Output 6.7.1: Optimal Solution

Obs _from_ _to_ _cost_ _capac_ _lo_ _supply_ _demand_ _flow_ _fcost_
1 S a 0 . 0 . . 12 0
2 S b 0 . 0 . . 13 0
3 a c 1 7 0 . . 7 7
4 b c 2 9 0 . . 8 16
5 a d 3 5 0 . . 5 15
6 b d 4 8 0 . . 5 20
7 c e 5 15 0 . . 15 75
8 d f 6 20 0 . . 10 60
9 e g 7 11 0 . . 3 21
10 f g 8 6 0 . . 6 48
11 e h 9 12 0 . . 12 108
12 f h 10 4 0 . . 4 40
13 g T 0 . 0 . . 9 0
14 h T 0 . 0 . . 16 0

The log is displayed in Output 6.7.2.

Output 6.7.2: OPTMODEL Log

 NOTE: There were 14 observations read from the data set WORK.ARCS. NOTE: Problem generation will use 4 threads.
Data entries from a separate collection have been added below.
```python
class Lane:

    def __init__(self, pl):
        self.pl = pl
        o = pl.opt
        p = capi.default_params(pl.W, pl.H, device=pl.local, max_batch=pl.B, max_blobs=pl.max_blobs, max_pixels=1 << 18, max_runs=32768,
                                pixel_encoding=capi.ENC_RGB8 if pl.rgb else capi.ENC_GRAY)
        self.seg = capi.Segmenter(p)
        self.seg.set_background(pl.bg)
        dev = pl.dev
        if pl.with_cnn:
            self.seg.load_weights(pl.weight_blob)
            self.seg.set_identity_precision({"fp32": 0, "bf16x6": 1, "bf16x3": 2, "fp16x3": 3}[o["cnn_mode"]])
        self.crops = torch.empty((pl.pool, 80, 80, 3) if pl.rgb else (pl.pool, 80, 80), dtype=torch.uint8, device=dev)
        self.probs = torch.empty((pl.pool, pl.classes), dtype=torch.float32, device=dev)
        self.table = torch.zeros((pl.rows, pl.rowlen), dtype=torch.int32, device=dev)
        self.table_host = torch.empty((pl.world * pl.rows, pl.rowlen), dtype=torch.int32).pin_memory() if pl.rank == 0 else None
        self.comm = None
        self.table_all = None
        if pl.use_dist:
            if pl.gather == "library":
                if pl.shared_comm is None:
                    pl.shared_comm = capi.Comm(self.seg, pl.rank, pl.world, pl.next_comm_id())
                self.comm = pl.shared_comm
            self.table_all = torch.zeros((pl.world * pl.rows, pl.rowlen), dtype=torch.int32, device=dev) if pl.rank == 0 else None
            if pl.rank == 0:
                self.table = self.table_all[:pl.rows]
        if pl.with_posture:
            MP = pl.MP
            self.p_outline = torch.empty((pl.pool, MP, 2), dtype=torch.float32, device=dev)
            self.p_segs = torch.empty((pl.pool, MP // 2 + 1, 4), dtype=torch.float32, device=dev)
            self.p_info = torch.empty((pl.pool, 8), dtype=torch.int32, device=dev)
            self.p_mid = torch.empty((pl.pool, 25, 4), dtype=torch.float32, device=dev)
            self.p_minfo = torch.empty((pl.pool, 8), dtype=torch.int32, device=dev)
        self.stream = torch.cuda.Stream(device=dev)
        self.copy_stream = torch.cuda.Stream(device=dev) if (pl.rank == 0 and pl.use_dist) else None
        self.gathered = torch.cuda.Event() if self.copy_stream is not None else None
        self.seg.set_stream(self.stream.cuda_stream)
        self.hi = torch.cuda.Stream(device=dev, priority=-1) if o["detect_priority"] else None
        self.n = 0
        self.done = torch.cuda.Event()
        self.after = None
        self.res = None

    def detect(self, frames_ptr):
        pl = self.pl
        if self.hi is not None:
            self.seg.set_stream(self.hi.cuda_stream)
        if pl.host_frames is not None:
            if pl.bgra_in:
                self.seg.segment_color_host(pl.host_frames)
            else:
                self.seg.segment_host(pl.host_frames)
        elif pl.bgra_in:
            self.seg.segment_color_device(frames_ptr, pl.B, 4)
        else:
            self.seg.segment_device(frames_ptr, pl.B)

    def identify(self, step_idx):
        pl, seg = self.pl, self.seg
        o = pl.opt
        res = self.res = seg.fetch_raw()
        n = self.n = int(res.total_blobs)
        assert n <= pl.rows, "identity table too small"
        if self.hi is not None:
            seg.set_stream(self.stream.cuda_stream)
        if pl.with_posture and n:
            seg.posture_device(n, self.p_outline.data_ptr(), self.p_segs.data_ptr(), self.p_info.data_ptr(), max_points=pl.MP)
            seg.midline_device(n, pl.MP, self.p_info.data_ptr(), self.p_segs.data_ptr(), self.p_mid.data_ptr(), self.p_minfo.data_ptr())
        if pl.with_cnn:
            if n:
                if o["normalize"] == "posture":
                    seg.crops_posture_device(self.crops.data_ptr(), n, self.p_minfo.data_ptr())
                else:
                    seg.crops_device(self.crops.data_ptr(), n, normalization=1 if o["normalize"] == "moments" else 0)
                if self.after is not None and n > 1024:
                    self.stream.wait_event(self.after.done)
                seg.identify_device(self.crops.data_ptr(), n, self.probs.data_ptr())
            self.done.record(self.stream)
            frame_base, _ = tdist.step_frames(step_idx, pl.rank, pl.world, pl.B)
            if pl.with_posture:
                seg.export_id_table_ex(self.probs.data_ptr(), n, pl.classes, frame_base, self.table.data_ptr(), pl.rows,
                                       self.p_mid.data_ptr() if n else 0, self.p_minfo.data_ptr() if n else 0, 25)
            else:
                seg.export_id_table(self.probs.data_ptr(), n, pl.classes, frame_base, self.table.data_ptr(), pl.rows)
            if pl.use_dist and self.comm is not None:
                self.comm.gather_device(self.table.data_ptr(), self.table.numel() * 4, self.table_all.data_ptr() if pl.rank == 0 else 0, seg=seg)
            elif pl.use_dist:
                import torch.distributed as dist
                with torch.cuda.stream(self.stream):
                    dist.gather(self.table, list(self.table_all.view(pl.world, pl.rows, pl.rowlen).unbind(0)) if pl.rank == 0 else None, dst=0)
            if pl.rank == 0 and self.copy_stream is not None:
                self.gathered.record(self.stream)
                self.copy_stream.wait_event(self.gathered)
                with torch.cuda.stream(self.copy_stream):
                    self.table_host.copy_(self.table_all, non_blocking=True)
            elif pl.rank == 0:
                with torch.cuda.stream(self.stream):
                    self.table_host.copy_(self.table, non_blocking=True)
        else:
            self.done.record(self.stream)

    def drain(self):
        self.stream.synchronize()
        if self.copy_stream is not None:
            self.copy_stream.synchronize()


class Pipeline:
    def __init__(self, W, H, n_ind, B, classes, bg, weight_blob=None, *, local=0, rank=0, world=1, use_dist=False, comm_ids=None,
                 with_cnn=True, with_posture=False, normalize="none", rgb=False, bgra_in=False, cnn_mode="fp16x3",
                 lanes=2, pipeline=True, detect_priority=True, host_frames=None, gather="library"):
        self.W, self.H, self.B, self.classes, self.bg = W, H, B, classes, bg
        self.local, self.rank, self.world, self.use_dist = local, rank, world, use_dist
        assert gather in ("library", "torch")
        self.gather = gather
        self._comm_ids = list(comm_ids or [])
        self.dev = torch.device("cuda", local)
        self.with_cnn, self.with_posture, self.rgb, self.bgra_in = with_cnn, with_posture or normalize == "posture", rgb, bgra_in or rgb
        self.weight_blob = weight_blob
        self.host_frames = host_frames
        self.opt = {"normalize": normalize, "cnn_mode": cnn_mode, "detect_priority": detect_priority}
        self.max_blobs = 4 * n_ind
        self.pool = B * self.max_blobs
        self.rows = B * n_ind * 5 // 4
        self.MP = 256
        self.rowlen = (tdist.HDR_EX + classes + 3 * 25) if self.with_posture else (tdist.HDR + classes)
        self.shared_comm = None
        self.lanes = [Lane(self) for _ in range(max(2, lanes))] if pipeline else [Lane(self)]
        if len(self.lanes) > 1:
            for k, ln in enumerate(self.lanes):
                ln.after = self.lanes[(k - 1) % len(self.lanes)]
                ln.done.record(ln.stream)
        torch.cuda.synchronize()

    def next_comm_id(self):
        if self.world == 1:
            return None
        assert self._comm_ids, "Pipeline(use_dist=True, world > 1) needs comm_ids = [trexhip_comm_unique_id() of rank 0]"
        return self._comm_ids.pop(0)

    def run(self, k, frames_ptr, on_batch=None):
        lanes = self.lanes
        L = len(lanes)
        D = max(1, L - 1)
        fp = frames_ptr if callable(frames_ptr) else (lambda i: frames_ptr)
        owner = {}

        def finish(ln):
            ln.drain()
            if on_batch is not None and id(ln) in owner:
                on_batch(owner.pop(id(ln)), ln)

        for i in range(min(D, k)):
            lanes[i % L].detect(fp(i))
        for i in range(k):
# ... 26 lines not shown
```

Before: 48570.

## Make blob-table fetch asynchronous and hoist CNN skip-list prep before lane wait

```diff
diff --git a/include/trexhip.h b/include/trexhip.h
--- a/include/trexhip.h
+++ b/include/trexhip.h
@@ -6,7 +6,7 @@
 extern "C" {
 #endif
 
-#define TREXHIP_ABI_VERSION 25
+#define TREXHIP_ABI_VERSION 26
 
 enum {
     TREXHIP_OK = 0,
@@ -134,6 +134,8 @@
 int trexhip_copy_to_host(trexhip_ctx* ctx, void* host_dst, const void* device_src, size_t bytes);
 int trexhip_copy_to_device(trexhip_ctx* ctx, void* device_dst, const void* host_src, size_t bytes);
 int trexhip_fetch(trexhip_ctx* ctx, trexhip_batch_result* out);
+int trexhip_fetch_begin(trexhip_ctx* ctx, trexhip_batch_result* out);
+int trexhip_fetch_wait(trexhip_ctx* ctx);
 int trexhip_device_view_get(trexhip_ctx* ctx, trexhip_device_view* out);
 int trexhip_synchronize(trexhip_ctx* ctx);
 
@@ -258,6 +260,8 @@
 enum { TREXHIP_CNN_FP32 = 0, TREXHIP_CNN_BF16X6 = 1, TREXHIP_CNN_BF16X3 = 2, TREXHIP_CNN_FP16X3 = 3 };
 int trexhip_set_identity_precision(trexhip_ctx* ctx, int32_t mode);
 int trexhip_identify_device(trexhip_ctx* ctx, const uint8_t* d_crops, int32_t n, float* d_probs, float* d_logits);
+int trexhip_identify_prepare_device(trexhip_ctx* ctx, const uint8_t* d_crops, int32_t n);
+int trexhip_identify_prepare_stats(trexhip_ctx* ctx, uint32_t* records, uint32_t* hits);
 int trexhip_identify(trexhip_ctx* ctx, const uint8_t* crops, int32_t n, float* probs);
 int trexhip_identify_guard_stats(trexhip_ctx* ctx, uint32_t* rerun_crops, uint32_t* whole_batch);
 int trexhip_identify_skip_stats(trexhip_ctx* ctx, uint32_t* passes, uint32_t* listed, uint64_t* bytes_filled);
@@ -290,7 +294,8 @@
 
 enum { TREXHIP_STAGE_ROWS = 0, TREXHIP_STAGE_SEGMENT_ALL = 1, TREXHIP_STAGE_CONV2 = 2, TREXHIP_STAGE_CONV3 = 3,
        TREXHIP_STAGE_CNN_ALL = 4, TREXHIP_STAGE_CROPS = 5, TREXHIP_STAGE_POSTURE = 6,
-       TREXHIP_STAGE_UPLOAD_COPY = 8, TREXHIP_STAGE_UPLOAD_DMA = 9, TREXHIP_STAGE_COUNT = 10 };
+       TREXHIP_STAGE_UPLOAD_COPY = 8, TREXHIP_STAGE_UPLOAD_DMA = 9,
+       TREXHIP_STAGE_PREPARE = 10, TREXHIP_STAGE_COUNT = 11 };
 int trexhip_profile_enable(trexhip_ctx* ctx, int32_t on);
 int trexhip_profile_read(trexhip_ctx* ctx, int32_t stage, double* total_ms, int64_t* launches);
 int trexhip_profile_reset(trexhip_ctx* ctx);
diff --git a/trex_amd/capi.py b/trex_amd/capi.py
--- a/trex_amd/capi.py
+++ b/trex_amd/capi.py
@@ -25,6 +25,7 @@
 CNN_FP32, CNN_BF16X6, CNN_BF16X3, CNN_FP16X3 = 0, 1, 2, 3
 STAGE_ROWS, STAGE_SEGMENT_ALL, STAGE_CONV2, STAGE_CONV3, STAGE_CNN_ALL, STAGE_CROPS, STAGE_POSTURE = 0, 1, 2, 3, 4, 5, 6
 STAGE_UPLOAD_COPY, STAGE_UPLOAD_DMA = 8, 9
+STAGE_PREPARE = 10
 
 
 class Params(C.Structure):
@@ -189,6 +190,7 @@
     "trexhip_default_vf_params", "trexhip_visual_field_device",
     "trexhip_categorize_load_weights", "trexhip_categorize_info", "trexhip_categorize_blob_bytes", "trexhip_categorize_device", "trexhip_categorize",
     "trexhip_tracklet_labels_device", "trexhip_tracklet_medians_device",
+    "trexhip_identify_prepare_device", "trexhip_fetch_begin", "trexhip_fetch_wait", "trexhip_identify_prepare_stats",
 ]
 
 
@@ -221,6 +223,8 @@
         L.trexhip_rethreshold_per_blob_device.argtypes = [C.c_void_p, C.c_int32, C.c_void_p, C.c_int32, C.c_void_p, C.c_int32]
         L.trexhip_fetch_rethreshold.argtypes = [C.c_void_p, C.POINTER(BatchResult)]
         L.trexhip_fetch.argtypes = [C.c_void_p, C.POINTER(BatchResult)]
+        L.trexhip_fetch_begin.argtypes = [C.c_void_p, C.POINTER(BatchResult)]
+        L.trexhip_fetch_wait.argtypes = [C.c_void_p]
         L.trexhip_device_view_get.argtypes = [C.c_void_p, C.POINTER(DeviceView)]
         L.trexhip_synchronize.argtypes = [C.c_void_p]
         L.trexhip_profile_enable.argtypes = [C.c_void_p, C.c_int32]
@@ -267,6 +271,8 @@
         L.trexhip_comm_count_ranks.argtypes = [C.c_void_p, C.POINTER(C.c_int32)]
         L.trexhip_set_identity_precision.argtypes = [C.c_void_p, C.c_int32]
         L.trexhip_identify_device.argtypes = [C.c_void_p, C.c_void_p, C.c_int32, C.c_void_p, C.c_void_p]
+        L.trexhip_identify_prepare_device.argtypes = [C.c_void_p, C.c_void_p, C.c_int32]
+        L.trexhip_identify_prepare_stats.argtypes = [C.c_void_p, C.POINTER(C.c_uint32), C.POINTER(C.c_uint32)]
         L.trexhip_identify.argtypes = [C.c_void_p, C.c_void_p, C.c_int32, C.c_void_p]
         L.trexhip_identify_guard_stats.argtypes = [C.c_void_p, C.POINTER(C.c_uint32), C.POINTER(C.c_uint32)]
         L.trexhip_identify_skip_stats.argtypes = [C.c_void_p, C.POINTER(C.c_uint32), C.POINTER(C.c_uint32), C.POINTER(C.c_uint64)]
@@ -483,6 +489,18 @@
             self.last_capacity_error = lib().trexhip_last_error().decode()
         return r
 
+    def fetch_begin_raw(self):
+        r = BatchResult()
+        rc = self.last_fetch_rc = lib().trexhip_fetch_begin(self._h, C.byref(r))
+        if rc != 0 and rc != -3:
+            _check(rc)
+        if rc == -3:
+            self.last_capacity_error = lib().trexhip_last_error().decode()
+        return r
+
+    def fetch_wait(self):
+        _check(lib().trexhip_fetch_wait(self._h))
+
     def fetch(self, copy=True, rethreshold=False):
         r = BatchResult()
         rc = (lib().trexhip_fetch_rethreshold if rethreshold else lib().trexhip_fetch)(self._h, C.byref(r))
@@ -659,6 +677,14 @@
         _check(lib().trexhip_identify_device(self._h, C.c_void_p(d_crops_ptr), n, C.c_void_p(d_probs_ptr),
                                              C.c_void_p(d_logits_ptr) if d_logits_ptr else None))
 
+    def identify_prepare_device(self, d_crops_ptr, n):
+        _check(lib().trexhip_identify_prepare_device(self._h, C.c_void_p(d_crops_ptr), n))
+
+    def prepare_stats(self):
+        a, b = C.c_uint32(0), C.c_uint32(0)
+        _check(lib().trexhip_identify_prepare_stats(self._h, C.byref(a), C.byref(b)))
+        return int(a.value), int(b.value)
+
     def device_alloc(self, nbytes):
         out = C.c_void_p()
         _check(lib().trexhip_device_alloc(self._h, nbytes, C.byref(out)))
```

NOTE: The problem has 14 variables (0 free, 0 fixed). NOTE: The problem has 8 linear constraints (0 LE, 8 EQ, 0 GE, 0 range). NOTE: The problem has 24 linear constraint coefficients. NOTE: The problem has 0 nonlinear constraints (0 LE, 0 EQ, 0 GE, 0 range). NOTE: The OPTMODEL presolver is disabled for linear problems. NOTE: The problem is a pure network instance. The ALGORITHM=NETWORK option is recommended for solving problems with this structure. NOTE: The LP presolver value AUTOMATIC is applied. NOTE: The LP presolver removed 10 variables and 6 constraints. NOTE: The LP presolver removed 20 constraint coefficients. NOTE: The presolved problem has 4 variables, 2 constraints, and 4 constraint coefficients. NOTE: The LP solver is called. NOTE: The Dual Simplex algorithm is used. Objective Phase Iteration        Value         Time D 1          1    0.000000E+00         0 D 2          2    2.500000E+01         0 P 2          5    2.500000E+01         0 P 2          6    2.500000E+01         0 NOTE: Optimal. NOTE: Objective = 25. NOTE: The Dual Simplex solve time is 0.03 seconds. NOTE: The data set WORK.GOUT3 has 14 observations and 9 variables.